Silk Roads 1 and 2 both suffered the same fate once investigators found out who was behind them. That’s why many consider this week’s shut down of Silk Road 2.0 to be the beginning of the peer-to-peer OpenBazaar’s rise. The programmers who created and contribute to the open-source OpenBazaar don’t need to hide because, by essentially creating an ecommerce site that users can employ for their own purposes, they didn't necessarily do anything illegal.

Created by a group led by Amir Taaki, a well-known programmer who contributed to the Bitcoin project, the network was first introduced under the name DarkMarket at a Toronto Bitcoin Hackathon in April. DarkMarket took home the top prize at the event.
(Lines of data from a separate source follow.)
#define T32_DMA(OFF, BASE) asm volatile("global_load_lds_dwordx4 %0, %1 offset:0" ::"v"(OFF), "s"(BASE) : "memory")
#define T32_DMA_V(PTR) asm volatile("global_load_lds_dwordx4 %0, off offset:0" ::"v"(PTR) : "memory")
  const long a_sx_l = g.a_sx;
  const int M_l = g.M;
  auto issue = [&, a_sx_l, M_l](int c) {
    const int seq = c;
    const int kc = k0 + c * T32_BK;
    const unsigned st = lds_w + (unsigned)(seq % NS) * (T32_STAGE * 4);
    const char* ba = sa + (long)c * step_a;
    const char* bb = sb + (long)c * step_b;
    const bool full = kc + T32_BK <= kd;
    if (full && interior) {
#pragma unroll
      for (int p = 0; p < 4; ++p) {
        asm volatile("s_mov_b32 m0, %0\n\ts_nop 0" ::"s"(st + p * 1024) : "memory");
        T32_DMA(oa[p], ba);
      }
#pragma unroll
      for (int p = 0; p < 4; ++p) {
        asm volatile("s_mov_b32 m0, %0\n\ts_nop 0" ::"s"(st + 4096 + p * 1024) : "memory");
        T32_DMA(ob[p], bb);
      }
    } else {
      const char* zero = reinterpret_cast<const char*>(g_t32_zero);
      if constexpr (ARAG) {
#pragma unroll
        for (int e = 0; e < 16; ++e) {
          const int kl = 2 * e + half;
          const bool ok = kc + kl < kd && m0 + l31 < M_l;
          const char* src = ok ? ba + ((long)kl * a_sx_l + m0 + l31) * 4 : zero;
          asm volatile("s_mov_b32 m0, %0\n\ts_nop 0" ::"s"(st + e * 256) : "memory");
          asm volatile("global_load_lds_dword %0, off offset:0" ::"v"(src) : "memory");
        }
      } else {
#pragma unroll
        for (int p = 0; p < 4; ++p) {
          const bool ok = AKC ? (kc + 4 * (ls ^ t32_key(8 * p + lr)) < kd) : (kc + 8 * p + lr < kd && xa_ok);
          const char* src = ok ? ba + oa[p] : zero;
          asm volatile("s_mov_b32 m0, %0\n\ts_nop 0" ::"s"(st + p * 1024) : "memory");
          T32_DMA_V(src);
        }
      }
#pragma unroll
      for (int p = 0; p < 4; ++p) {
        const bool ok = BKC ? (kc + 4 * (ls ^ t32_key(8 * p + lr)) < kd) : (kc + 8 * p + lr < kd && xb_ok);
        const char* src = ok ? bb + ob[p] : zero;
        asm volatile("s_mov_b32 m0, %0\n\ts_nop 0" ::"s"(st + 4096 + p * 1024) : "memory");
        T32_DMA_V(src);
      }
    }
  };
#undef T32_DMA
#undef T32_DMA_V

  f32x16 acc;
#pragma unroll
  for (int r = 0; r < 16; ++r) acc[r] = 0.f;
  float asum = 0.f;
  bool want_rs;

  const int PD = g.pd < NS ? g.pd : NS;
  const int pro = nC < PD ? nC : PD;
  f32x4 ua4[2], ub4[2];
  float ua1[8], ub1[8];
  if constexpr (REGU) {
    if (ru) {
      const float* zero = g_t32_zero;
#pragma unroll
      for (int i = 0; i < 2; ++i) {
        const int kq = kd + 4 * (2 * i + half);
        if constexpr (AKC) {
          long x = m0 + l31;
          if (x >= g.M) x = g.M - 1;
          const float* src = kq < k1 ? g.A + x * g.a_sx + kq : zero;
          asm volatile("global_load_dwordx4 %0, %1, off" : "=&v"(ua4[i]) : "v"(src) : "memory");
        } else {
#pragma unroll
          for (int j = 0; j < 4; ++j) {
            const float* src = (kq + j < k1 && m0 + l31 < g.M) ? g.A + (long)(kq + j) * g.a_sx + m0 + l31 : zero;
            asm volatile("global_load_dword %0, %1, off" : "=&v"(ua1[4 * i + j]) : "v"(src) : "memory");
          }
        }
        if constexpr (BKC) {
          long x = n0 + l31;
          if (x >= g.N) x = g.N - 1;
          const float* src = kq < k1 ? g.B + x * g.b_sx + kq : zero;
          asm volatile("global_load_dwordx4 %0, %1, off" : "=&v"(ub4[i]) : "v"(src) : "memory");
        } else {
#pragma unroll
          for (int j = 0; j < 4; ++j) {
            const float* src = (kq + j < k1 && n0 + l31 < g.N) ? g.B + (long)(kq + j) * g.b_sx + n0 + l31 : zero;
            asm volatile("global_load_dword %0, %1, off" : "=&v"(ub1[4 * i + j]) : "v"(src) : "memory");
          }
        }
      }
    }
    __builtin_amdgcn_sched_barrier(0);
  }
  if constexpr (EARLY) {
    if (pro > 0) issue(0);
    __builtin_amdgcn_sched_barrier(0);
    stamp_first();
    want_rs = g.rowsum != nullptr && tile_n == 0;
    if constexpr (REGU) {
      if (ru) {
        if (pro > 0) asm volatile("s_waitcnt vmcnt(%0)" ::"n"(PER) : "memory");
        else asm volatile("s_waitcnt vmcnt(0)" ::: "memory");
        float fu[8], gu[8];
        if constexpr (AKC) {
          asm volatile("" : "+v"(ua4[0]), "+v"(ua4[1]) :: "memory");
#pragma unroll
          for (int i = 0; i < 2; ++i) { fu[4 * i] = ua4[i].x; fu[4 * i + 1] = ua4[i].y; fu[4 * i + 2] = ua4[i].z; fu[4 * i + 3] = ua4[i].w; }
        } else {
          asm volatile("" : "+v"(ua1[0]), "+v"(ua1[1]), "+v"(ua1[2]), "+v"(ua1[3]), "+v"(ua1[4]), "+v"(ua1[5]), "+v"(ua1[6]), "+v"(ua1[7]) :: "memory");
#pragma unroll
          for (int q = 0; q < 8; ++q) fu[q] = ua1[q];
        }
        if constexpr (BKC) {
          asm volatile("" : "+v"(ub4[0]), "+v"(ub4[1]) :: "memory");
#pragma unroll
          for (int i = 0; i < 2; ++i) { gu[4 * i] = ub4[i].x; gu[4 * i + 1] = ub4[i].y; gu[4 * i + 2] = ub4[i].z; gu[4 * i + 3] = ub4[i].w; }
        } else {
          asm volatile("" : "+v"(ub1[0]), "+v"(ub1[1]), "+v"(ub1[2]), "+v"(ub1[3]), "+v"(ub1[4]), "+v"(ub1[5]), "+v"(ub1[6]), "+v"(ub1[7]) :: "memory");
#pragma unroll
          for (int q = 0; q < 8; ++q) gu[q] = ub1[q];
        }
        __builtin_amdgcn_sched_barrier(0);
#pragma unroll
        for (int q = 0; q < 8; ++q) {
          acc = __builtin_amdgcn_mfma_f32_32x32x2f32(fu[q], gu[q], acc, 0, 0, 0);
          if (want_rs) asum += fu[q];
        }
      }
      __builtin_amdgcn_sched_barrier(0);
    }
    prefetch_epilogue();
    __builtin_amdgcn_sched_barrier(0);
    for (int c = 1; c < pro; ++c) issue(c);
  } else {
    for (int c = 0; c < pro; ++c) issue(c);
    stamp_first();
    want_rs = g.rowsum != nullptr && tile_n == 0;
  }
  stamp(1);

  auto wait_landed = [&](int c) {
    const int newer = (nC - 1 - c) < (PD - 1) ? (nC - 1 - c) : (PD - 1);
    static_assert(3 * PER <= 63, "vmcnt is six bits");
    if (newer >= 3) asm volatile("s_waitcnt vmcnt(%0)" ::"n"(3 * PER) : "memory");
    else if (newer == 2) asm volatile("s_waitcnt vmcnt(%0)" ::"n"(2 * PER) : "memory");
    else if (newer == 1) asm volatile("s_waitcnt vmcnt(%0)" ::"n"(PER) : "memory");
    else asm volatile("s_waitcnt vmcnt(0)" ::: "memory");
  };
  auto steps_of = [&](int c) { return (kd - (k0 + c * T32_BK)) > 16 ? 4 : 2; };
  auto read_frags = [&](int c, float (&fa)[16], float (&fb)[16]) {
    const float* sp = wsm + (c % NS) * T32_STAGE;
    const int nI = steps_of(c);
#pragma unroll
    for (int i = 0; i < 4; ++i) {
      if (i < nI) {
        if constexpr (AKC) {
          const f32x4 v = *reinterpret_cast<const f32x4*>(sp + l31 * 32 + 4 * ((2 * i + half) ^ t32_key(l31)));
          fa[4 * i] = v.x; fa[4 * i + 1] = v.y; fa[4 * i + 2] = v.z; fa[4 * i + 3] = v.w;
        } else {
#pragma unroll
          for (int j = 0; j < 4; ++j) fa[4 * i + j] = sp[(4 * (2 * i + half) + j) * 32 + l31];
        }
        if constexpr (BKC) {
          const f32x4 v = *reinterpret_cast<const f32x4*>(sp + 1024 + l31 * 32 + 4 * ((2 * i + half) ^ t32_key(l31)));
          fb[4 * i] = v.x; fb[4 * i + 1] = v.y; fb[4 * i + 2] = v.z; fb[4 * i + 3] = v.w;
        } else {
#pragma unroll
          for (int j = 0; j < 4; ++j) fb[4 * i + j] = sp[1024 + (4 * (2 * i + half) + j) * 32 + l31];
        }
      }
    }
  };
  auto mma = [&](int c, const float (&fa)[16], const float (&fb)[16]) {
    const int nI = steps_of(c);
#pragma unroll
    for (int i = 0; i < 4; ++i) {
      if (i < nI) {
#pragma unroll
        for (int j = 0; j < 4; ++j) {
          acc = __builtin_amdgcn_mfma_f32_32x32x2f32(fa[4 * i + j], fb[4 * i + j], acc, 0, 0, 0);
          if (want_rs) asum += fa[4 * i + j];
        }
      }
    }
  };
  float fa[16], fb[16];
  for (int c = 0; c < nC; ++c) {
    wait_landed(c);
    if (c == 0) stamp(2);
    read_frags(c, fa, fb);
    asm volatile("s_waitcnt lgkmcnt(0)" ::: "memory");
    __builtin_amdgcn_sched_barrier(0);
    if (c + PD < nC) issue(c + PD);
    __builtin_amdgcn_sched_barrier(0);
    mma(c, fa, fb);
  }
  asm volatile("s_waitcnt vmcnt(0)" ::: "memory");
  stamp(3);
  T32_WSTAMP(0);

#pragma unroll
  for (int r = 0; r < 16; ++r) wsm[((r & 3) + 8 * (r >> 2) + 4 * half) * 32 + l31] = acc[r];
  if (want_rs) wsm[1024 + lane] = asum;
  T32_WSTAMP(1);
  __syncthreads();
  stamp(4);
  f32x4 s = {0.f, 0.f, 0.f, 0.f};
  if (NW == 4 || tid < 256) {
    s = *reinterpret_cast<const f32x4*>(smem + erow * 32 + ec4);
#pragma unroll
    for (int w = 1; w < NW; ++w) s += *reinterpret_cast<const f32x4*>(smem + w * WAVE_F + erow * 32 + ec4);
  }
  if (evalid) {
    f32x4 v = s * g.alpha;
    if (g.Cin) v += pf_ci * g.beta;
    if (g.bias) v += pf_bias;
    if (g.act == 1) {
      v.x = 1.f / (1.f + __expf(-v.x)); v.y = 1.f / (1.f + __expf(-v.y));
      v.z = 1.f / (1.f + __expf(-v.z)); v.w = 1.f / (1.f + __expf(-v.w));
    } else if (g.act == 2) {
      v.x = tanhf(v.x); v.y = tanhf(v.y); v.z = tanhf(v.z); v.w = tanhf(v.w);
    }
    if (g.dact) {
      if (g.dact_kind == 0) v *= pf_hd * (1.f - pf_hd);
      else v *= 1.f - pf_hd * pf_hd;
    }
    if constexpr (WT) {
      typedef unsigned int u32x4 __attribute__((ext_vector_type(4)));
      const u32x4 u = {__float_as_uint(v.x), __float_as_uint(v.y), __float_as_uint(v.z), __float_as_uint(v.w)};
      float* dst = g.C + grow * g.c_sm + gcol;
      asm volatile("global_store_dwordx4 %0, %1, off sc0 sc1" ::"v"(dst), "v"(u) : "memory");
    } else {
      *reinterpret_cast<f32x4*>(g.C + grow * g.c_sm + gcol) = v;
    }
  }
  if (want_rs && tid < 32) {
    const long m = m0 + tid;
    if (m < g.M) {
      float t = 0.f;
#pragma unroll
      for (int w = 0; w < NW; ++w) t += smem[w * WAVE_F + 1024 + tid] + smem[w * WAVE_F + 1024 + 32 + tid];
      if (g.rowsum_acc) g.rowsum[m] = (g.rowsum_in ? g.rowsum_in[m] : g.rowsum[m]) + g.rowsum_alpha * t;
      else g.rowsum[m] = t;
    }
  }
  stamp(5);
#undef T32_WSTAMP
  return tile_m;
}

struct T32HeadArgs {
  const float* W2;
  const float* bias2;
  const float* target;
  float* dz;
  float* loss_out;
  float* tail_out;
  unsigned* ctr;
  int* status;
  long w_sn, dz_sm;
  int N2, loss_rows;
  float alpha2;
};

__global__ __launch_bounds__(256) void gemm_t32_head_kernel(T32Args g, T32HeadArgs h) {
  extern __shared__ __attribute__((aligned(1024))) float t32_smem[];
  const int tid = threadIdx.x, lane = tid & 63;
  const int wave = __builtin_amdgcn_readfirstlane(tid >> 6);
  const unsigned long long t_entry = g.dbg ? __builtin_amdgcn_s_memrealtime() : 0ull;
  int tile_m, tile_n;
  if (!t32_tile_of(g, (int)blockIdx.x, tile_m, tile_n)) return;
  const long grow = (long)tile_m * 32 + 4 * tile_n + wave;
  const bool rv = grow < g.M;
  f32x4 w4[16];
#pragma unroll
  for (int n = 0; n < 16; ++n) {
    w4[n] = f32x4{0.f, 0.f, 0.f, 0.f};
    if (n < h.N2) w4[n] = *reinterpret_cast<const f32x4*>(h.W2 + (long)n * h.w_sn + 4 * lane);
  }
  const float b_l = (lane < h.N2 && h.bias2) ? h.bias2[lane] : 0.f;
  const float t_l = (lane < h.N2 && rv) ? h.target[grow * h.dz_sm + lane] : 0.f;

  gemm_t32_body<true, true, false, true>(g, (int)blockIdx.x, t32_smem);

  unsigned long long* const hd = (g.dbg && tid == 0 && blockIdx.x == 0) ? g.dbg + 8 : nullptr;
  asm volatile("s_waitcnt vmcnt(0)" ::: "memory");
  __syncthreads();
  __shared__ int gave_up;
  if (tid == 0) {
    unsigned* arrive = h.ctr + tile_m;
    __hip_atomic_fetch_add(arrive, 1u, __ATOMIC_RELAXED, __HIP_MEMORY_SCOPE_AGENT);
    if (hd) { hd[0] = t_entry; hd[1] = __builtin_amdgcn_s_memrealtime(); hd[7] = 1; }
    const unsigned long long t0 = __builtin_amdgcn_s_memrealtime();
    int bad = 0;
    while (__hip_atomic_load(arrive, __ATOMIC_RELAXED, __HIP_MEMORY_SCOPE_AGENT) < (unsigned)g.tiles_n) {
      __builtin_amdgcn_s_sleep(2);
      if (__builtin_amdgcn_s_memrealtime() - t0 > 200000000ull) {
        bad = 1;
        break;
      }
    }
    gave_up = bad;
    if (bad && h.status) *h.status = tile_m + 1;
  }
  __syncthreads();
  if (gave_up) return;
  if (hd) hd[2] = __builtin_amdgcn_s_memrealtime();

  typedef unsigned int u32x4 __attribute__((ext_vector_type(4)));
  f32x4 h4 = {0.f, 0.f, 0.f, 0.f};
  if (rv) {
    u32x4 u;
    const float* src = g.C + grow * g.c_sm + 4 * lane;
    asm volatile("global_load_dwordx4 %0, %1, off sc0 sc1\n\ts_waitcnt vmcnt(0)" : "=v"(u) : "v"(src) : "memory");
    h4 = f32x4{__uint_as_float(u.x), __uint_as_float(u.y), __uint_as_float(u.z), __uint_as_float(u.w)};
  }
  float z[16];
#pragma unroll
  for (int n = 0; n < 16; ++n) {
    z[n] = 0.f;
    if (n < h.N2) {
      z[n] = h4.x * w4[n].x + h4.y * w4[n].y + h4.z * w4[n].z + h4.w * w4[n].w;
#pragma unroll
      for (int off = 1; off < 64; off <<= 1) z[n] += __shfl_xor(z[n], off, 64);
    }
  }
  float v = -INFINITY;
#pragma unroll
  for (int n = 0; n < 16; ++n)
    if (n < h.N2 && lane == n) v = z[n] * h.alpha2 + b_l;
  auto sum16 = [](float x) {
#pragma unroll
    for (int off = 8; off > 0; off >>= 1) x += __shfl_xor(x, off, 64);
    return x;
  };
  const bool lv = lane < h.N2;
  float out_l, loss_l;
  if (h.loss_rows == 1) {
    float mx = v;
#pragma unroll
    for (int off = 8; off > 0; off >>= 1) mx = fmaxf(mx, __shfl_xor(mx, off, 64));
    const float e = lv ? expf(v - mx) : 0.f;
    const float se = sum16(e), sy = sum16(t_l);
    const float pr = e / se;
    out_l = lv ? pr * sy - t_l : 0.f;
    loss_l = lv ? -t_l * logf(pr) : 0.f;
  } else {
    const float sg = 1.f / (1.f + expf(-v));
    const float e = t_l - sg;
    out_l = lv ? -2.f * e * sg * (1.f - sg) : 0.f;
    loss_l = lv ? e * e : 0.f;
  }
  if (rv) {
    if (lv) h.dz[grow * h.dz_sm + lane] = out_l;
    if (h.loss_out) {
      const float l = sum16(loss_l);
      if (lane == 0) h.loss_out[grow] = l;
    }
  }
  if (hd) hd[3] = __builtin_amdgcn_s_memrealtime();
  if (h.tail_out) {
    f32x4 a = {0.f, 0.f, 0.f, 0.f};
#pragma unroll
    for (int n = 0; n < 16; ++n)
      if (n < h.N2) {
        const float d = __shfl(out_l, n, 64);
        a += w4[n] * d;
      }
    if (rv) *reinterpret_cast<f32x4*>(h.tail_out + grow * 256 + 4 * lane) = a * h4 * (1.f - h4);
  }
  if (hd) hd[4] = __builtin_amdgcn_s_memrealtime();
  __syncthreads();
  if (tid == 0) {
    unsigned* leave = h.ctr + T32_CTR + tile_m;
    const unsigned seen = __hip_atomic_fetch_add(leave, 1u, __ATOMIC_RELAXED, __HIP_MEMORY_SCOPE_AGENT);
    if (seen == (unsigned)(g.tiles_n - 1)) {
      __hip_atomic_store(h.ctr + tile_m, 0u, __ATOMIC_RELAXED, __HIP_MEMORY_SCOPE_AGENT);
      __hip_atomic_store(leave, 0u, __ATOMIC_RELAXED, __HIP_MEMORY_SCOPE_AGENT);
    }
  }
}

The project was later forked by a developer named Brian Hoffman, according to OpenBazaar’s Wikipedia page. By August, the name was changed to OpenBazaar "to improve its image online," the Guardian said.

I covered the DarkMarket project when it was introduced in April. Here’s my (loose) explanation from then on how it works:

According to Wired, the DarkMarket prototype runs as a daemon in the background of the user’s operating system and uses the ZeroMQ peer-to-peer networking commands to make the user’s PC act as a node in a distributed network. Each user is given a page from which to sell to other buyers on the network, in the same way eBay does (those who don’t intend to sell simply leave their page blank). Sales are conducted through a messaging system, and an “arbiter” is selected to act as an intermediary to make sure the deal goes over smoothly. These arbiters are simply other users who have been chosen by others to take that role. It sounds similar to how Reddit chooses moderators for its subreddits.

Once the agreement has been made, the three parties – buyer, seller, arbiter – create a new Bitcoin address that employs a "multisignature address," which combines the public encryption keys of each party that has access to the account. This Bitcoin address is used as an escrow to hold the money until the buyer has received the product. From there, depending on how successful the transaction was, the three parties distribute the money. Through this approach, the arbiter and buyer can prevent sellers from flaking on their end of an agreement, which some may be wont to do in a black market. That process, along with a rating and review system for each user, is intended to maintain civility among users.